Instant Aggregations


(Grégoire Leroy) #1

Hello,

I recently upgraded to Elasticsearch 5.1.2 and I was eager to see the instant aggregations in action. I have a Kibana dashboard I refresh every 10s.

I expected the first request to take me between 1 and 2s, and the next ones a few dozens of ms, thanks to the request_cache as described in https://www.elastic.co/blog/instant-aggregations-rewriting-queries-for-fun-and-profit

However, it's not what happens, all queries take between 1 and 2s.

According to the documentation, the request_cache is enabled by default for the indice and I don't override it for the request.

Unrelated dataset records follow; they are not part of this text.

# scipopt/SCIP-SDP

Measured on AMD Instinct MI355X. Metric: node-SDP solves/sec, dense block n x n with m vars (IPM iters/sec in iters_per_sec), higher is better.
Workload: dtype f64

## Files before the change

### include/hipsdp_units.h

```cpp
#ifndef HIPSDP_UNITS_H
#define HIPSDP_UNITS_H

#include "hipsdp.h"

#ifdef __cplusplus
extern "C" {
#endif

HIPSDP_API int  hipsdp_dgemm_selfcheck(int device, int M, int N, int K, int layB, int batch, int splitk, int flags, double beta,
   int* used_v2, long long* ndiff);
HIPSDP_API int  hipsdp_pass_at_unit(int device, int R, long long E, const double* A, const double* coef, double sa, const double* add, int split,
   double* out, int* chunks);
HIPSDP_API int  hipsdp_dgemm_selfcheck2(int device, int M, int N, int K, int layB, int batch, int splitk, int flags, double alpha, double beta,
   int reps, int* used, long long* ndiff, double* ms_tile, double* ms_fast);
HIPSDP_API int  hipsdp_gram_plan_info(int device, int M, long long K, int nslab, int* no, int* nd, int* nitems, double* span);
HIPSDP_API int  hipsdp_gram_selfcheck(int device, int M, long long K, int reps, int* used, double* maxdiff, long long* nrepro, double* ms_tile,
   double* ms_gram);
HIPSDP_API int  hipsdp_dgemm_selfcheck3(int device, int M, int N, int K, int layB, int batch, int splitk, int flags, double alpha, double beta,
   int reps, int* used, long long* ndiff, double* maxdiff, long long* nrepro, double* ms_tile, double* ms_fast);
HIPSDP_API int  hipsdp_tri_product_unit(int device, int mode, int M, int N, int K, int layB, int batch, int flags, const double* A,
   const double* B, double* Cio, int crows, int ldc, int* used);
HIPSDP_API int  hipsdp_tri_instance_force(int mode);
HIPSDP_API int  hipsdp_schur_identity_unit(int device, int m1, int n, const double* A, double ws_gbytes, int full_storage, double* Mx,
   double* flops);
HIPSDP_API int  hipsdp_schur_dense(int device, int m1, int n, const double* A, const double* X, const double* Zinv, double* Mx,
   double ws_gbytes);
HIPSDP_API int  hipsdp_schur_w(int device, int m1, int n, const double* A, const double* X, const double* Z, double* Mx);
HIPSDP_API int  hipsdp_schur_form_unit(int device, int form, int parts, int m1, int n, const double* A, const double* P, const double* Q,
   double ws_gbytes, double* Mx, int* used);
HIPSDP_API int  hipsdp_schur_small_unit(int device, int m1, int nblk, const int* ns, const double* const* A, const double* const* X,
   const double* const* Zinv, int q, const double* Dext, const double* x, const double* z, double* Mx, double* Lm, double* diagM, int* taken);
HIPSDP_API int  hipsdp_schur_shard_time(int device, int m1, int n, int nranks, int rank, int by_columns, int reps, double ws_gbytes, double* ms);
HIPSDP_API int  hipsdp_schur_var_share_time(int device, int m1, int n, int nranks, int rank, int cw, int reps, double* ms, double* a2a_bytes);
HIPSDP_API int  hipsdp_schur_sparse_unit(int device, int n, int m, long long nnz, const int* var, const int* row, const int* col,
   const double* val, const double* X, const double* Zinv, double* Mx);
HIPSDP_API int  hipsdp_schur_sparse_unit2(int device, int n, int m, long long nnz, const int* var, const int* row, const int* col,
   const double* val, const double* X, const double* Zinv, double* Mx, int kernel, int* took);
HIPSDP_API int  hipsdp_sparse_ops_unit(int device, int n, int m, long long nnz, const int* var, const int* row, const int* col,
   const double* val, const double* V, const double* coef, const double* base, double* outA, double* outAT);
HIPSDP_API int  hipsdp_mfma_peak(int device, double ms, double* tflops, double* ghz);
HIPSDP_API int  hipsdp_potrf(int device, int n, double* A, int* fail);
HIPSDP_API int  hipsdp_potrf_ex(int device, int n, double* A, int psd, int v1, double* dinv, int* regmask, int* fail);
HIPSDP_API int  hipsdp_potrs(int device, int n, const double* A, int nrhs, double* rhs);
HIPSDP_API int  hipsdp_potrs_seq(int device, int n, const double* A, int psd, int ncalls, const int* nrhs, const int* mode, double* rhs,
   int* regmask, int* fail);
HIPSDP_API int  hipsdp_potrf_small_unit(int device, int n, int pair, const double* base, const double* dir, double alpha, int set_flag,
   int want_gram, double* L, double* dinv, double* Mout, double* Linv, double* Gram, int* flag);
HIPSDP_API long long hipsdp_potrf_dinv_len(int n);
HIPSDP_API int  hipsdp_potrf_pair_unit(int device, int n, int pair, double* A, double* dinv, int* fail);
HIPSDP_API int  hipsdp_trial_pair_unit(int device, int n, int fused, int first, double alpha, double* io);
HIPSDP_API int  hipsdp_tail_after_solve2_unit(int device, int m, int fused, const double* rhs2, const double* u1, double* u2, double* wt,
   double* e2, double* e1);
HIPSDP_API int  hipsdp_tail_unpack3_unit(int device, int n, int fused, const double* pk, double* out);
HIPSDP_API int  hipsdp_tail_dz_unit(int device, int n, int fused, const double* pk, const double* P2, const double* Rd, double dtau, double eta,
   double* dZ);
HIPSDP_API int  hipsdp_tail_dirmat_unit(int device, int n, int fused, double s1, const double* Zinv, const double* X, const double* GZ, double* H,
   double* pk);
HIPSDP_API int  hipsdp_tail_sc_len(void);
HIPSDP_API int  hipsdp_tail_dir_unit(int device, int m, int n, int fused, const double* B, const double* H, const double* rhs2, const double* rp,
   const double* b, const double* u1, const double* u2, const double* par, double* sc, double* dy, double* dyt);
HIPSDP_API int  hipsdp_tail_dots_unit(int device, int m, int n, int fused, const double* a, const double* v, double* out);
HIPSDP_API int  hipsdp_trtri(int device, int n, const double* A, double* Linv);
HIPSDP_API int  hipsdp_lambda_min(int device, int n, const double* W, int steps, double* theta, double* resid);
HIPSDP_API int  hipsdp_lambda_min_scaled(int device, int n, const double* L, const double* D, int steps, double* theta, double* resid);
HIPSDP_API int  hipsdp_solve1_fits(int m, int q, int nblk, const int* ns);
HIPSDP_API int  hipsdp_solve1_class(int m, int nblk, const int* ns);
HIPSDP_API unsigned long long hipsdp_gram_gen_next(unsigned long long* counter);
HIPSDP_API int  hipsdp_gram_key_match_unit(int m_a, int nblk_a, const int* n_a, const int* form_a, const unsigned long long* gen_a,
   const long long* ws_a, int m_b, int nblk_b, const int* n_b, const int* form_b, const unsigned long long* gen_b, const long long* ws_b);
HIPSDP_API int  hipsdp_syev_many_unit(int device, int count, const int* ns, const double* A, double* lam, double* V, int* launches);
HIPSDP_API int  hipsdp_sparsecuts_unit(int device, int count, const int* ns, const double* Z, const double* v0, const double* maxeig,
   const int* sizes, const hipsdp_sparsecut_opts* opts, int* ncuts, double* eigvals, double* vecs, int* iters, int* flags);
HIPSDP_API int  hipsdp_sparsecuts_large_unit(int device, int n, const double* Z, const double* v0, double maxeig, int size,
   const hipsdp_sparsecut_opts* opts, int* ncuts, double* eigvals, double* vecs, int* iters, int* flags);
HIPSDP_API int  hipsdp_syevx_many_below_unit(int device, int count, const int* n, const double* A, double bound, int maxk, int cap, int* cnt,
   double* lam, double* V);
HIPSDP_API int  hipsdp_tridiag_unit(int device, int n, const double* A, double* d, double* e, double* Vrefl, double* tau);
HIPSDP_API int  hipsdp_tvec_unit(int device, int n, const double* d, const double* e, double* lam, double* Z);
HIPSDP_API int  hipsdp_syevr_many_unit(int device, int count, const int* n, const double* A, int cap, double* lam, double* V);
HIPSDP_API int  hipsdp_sparse_dump_unit(hipsdp_solver* solver, int block, long long* counts, int* voff, int* vrow, int* vcol, double* vval,
   int* poff, int* prow, int* pcol, int* pvar, double* pval, int* foff, int* frow, int* fcol, double* fval, int* soff, int* srow, int* sent);
HIPSDP_API int  hipsdp_onevar_unit(int device, int n, int count, const double* Z, const double* A, const double* shift, const int* kind,
   const double* lb, const double* ub, double feastol, int maxevals, int* status, double* optval, double* lmin, double* grad, int* evals);
HIPSDP_API int  hipsdp_onevar_all_unit(int device, int count, const int* n, const double* Z, const double* A, const double* shift,
   const int* kind, const double* lb, const double* ub, double feastol, int maxevals, int mid_cap,
   int* status, double* optval, double* lmin, double* grad, int* evals);
HIPSDP_API int  hipsdp_onevar_large_unit(int device, int count, const int* n, const double* Z, const double* A, const double* shift,
   const int* kind, const double* lb, const double* ub, double feastol, int maxevals, int wg_cap, int chunk,
   int* status, double* optval, double* lmin, double* grad, int* evals, int* rounds);
HIPSDP_API int  hipsdp_objs_fanout_unit(int device, int count, int m, int q, int nblk, const int* ns, const double* B, const double* b_own,
   int have_start, const double* y, const double* x, const double* z, const double* XZ, int gap, double guard, long long* lane_len,
   long long* offs, double* lanes, int* launches);
HIPSDP_API int  hipsdp_small_dir_block_unit(int device, int n, double c, double s1, const double* X, const double* R, const double* E,
   const double* Zinv, int recorded, double* out, int* pending);
HIPSDP_API int  hipsdp_small_lp_rows_unit(int device, int q, int m1, const double* Dext, const double* v, int mode, double eta, double sigmu,
   const double* x, const double* z, const double* rd, const double* elp, int recorded, double* out1, double* out2, int* pending);
HIPSDP_API int  hipsdp_small_apply_A_unit(int device, int m1, int nblk, const int* n2, const double* A, const double* V, int q,
   const double* Dext, const double* vlp, int epi, double scal, const double* vin, int recorded, double* out, double* vout, int* pending);
HIPSDP_API int  hipsdp_small_elementwise_unit(int device, int n, const int* nn, const double* par, int use_elp, const double* in,
   const double* xs, int recorded, double* o_lp, double* o_mul, double* o_ext, double* ys, int* pending);
HIPSDP_API int  hipsdp_small_gemv_t_unit(int device, int R, long long E, long long lda, const double* A, const double* coef, double sa,
   int add_mode, const double* add, int recorded, double* out, int* pending);
HIPSDP_API int  hipsdp_reductions_unit(int device, int kind, int count, const int* len, const int* slot, const int* accumulate,
   const double* a, const double* b, const double* c, int nslots, const double* preset, int recorded, double* out, int* pending);
HIPSDP_API int  hipsdp_small_solve_unit(int device, int m, const double* M, int form, int nrhs, long long ld, double* rhs, double* u2,
   double* wt, int* pending, int* fail);
HIPSDP_API int  hipsdp_gemv_t3_unit(int device, int R, long long E, long long lda, const double* A, const double* c, int fused, double* out,
   int* took);
HIPSDP_API int  hipsdp_pass_a_unit(int device, int R, long long E, long long lda, const double* A, int nv, const double* V, int voff,
   long long wsdoubles, double* out, int* info);
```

I indeed see that the request_cache is populated but I see a lot of miss :

curl -XGET 'localhost:9201/logstash_myindice-v1-2017.02.01/_stats/request_cache?pretty'
{
  "_shards" : {
    "total" : 12,
    "successful" : 12,
    "failed" : 0
  },
  "_all" : {
    "primaries" : {
      "request_cache" : {
        "memory_size_in_bytes" : 77417,
        "evictions" : 0,
        "hit_count" : 254,
        "miss_count" : 710
      }
    },
    "total" : {
      "request_cache" : {
        "memory_size_in_bytes" : 413087,
        "evictions" : 0,
        "hit_count" : 507,
        "miss_count" : 1557
      }
    }
  },
  "indices" : {
    "logstash_myindice_v1-2017.02.01" : {
      "primaries" : {
        "request_cache" : {
          "memory_size_in_bytes" : 77417,
          "evictions" : 0,
          "hit_count" : 254,
          "miss_count" : 710
        }
      },
      "total" : {
        "request_cache" : {
          "memory_size_in_bytes" : 413087,
          "evictions" : 0,
          "hit_count" : 507,
          "miss_count" : 1557
        }
      }
    }
  }
}

Did I miss something ?

An example of kibana generated request:

{
  "query": {
    "bool": {
      "must": [
        {
          "query_string": {
            "query": "*",
            "analyze_wildcard": true
          }
        },
        {
          "query_string": {
            "analyze_wildcard": true,
            "query": "netflow.direction:0"
          }
        },
        {
          "range": {
            "@timestamp": {
              "gte": 1485928995494,
              "lte": 1485943395494,
              "format": "epoch_millis"
            }
          }
        }
      ],
      "must_not": []
    }
  },
  "size": 0,
  "_source": {
    "excludes": []
  },
  "aggs": {
    "2": {
      "date_histogram": {
        "field": "@timestamp",
        "interval": "5m",
        "time_zone": "Europe/Berlin",
        "min_doc_count": 1
      },
      "aggs": {
        "1": {
          "sum": {
            "field": "netflow.in_bytes"
          }
        }
      }
    }
  }
}

Is there an issue with the size of the cache, or rather with the request which can't take advantage of the instant aggregation ?

Regards,
Grégoire


(Christian Dahlqvist) #2

The rewriting of queries in order to better utilise the cache applies to indices that are entirely within the time period and have not been updated (see the colourful images at the end of the blog post you linked to). The indices at the end of the interval will not be able to cache. How many indices do your query cover? How many of these are entirely within the time interval and are not being updated/modified?


(system) #3

This topic was automatically closed 28 days after the last reply. New replies are no longer allowed.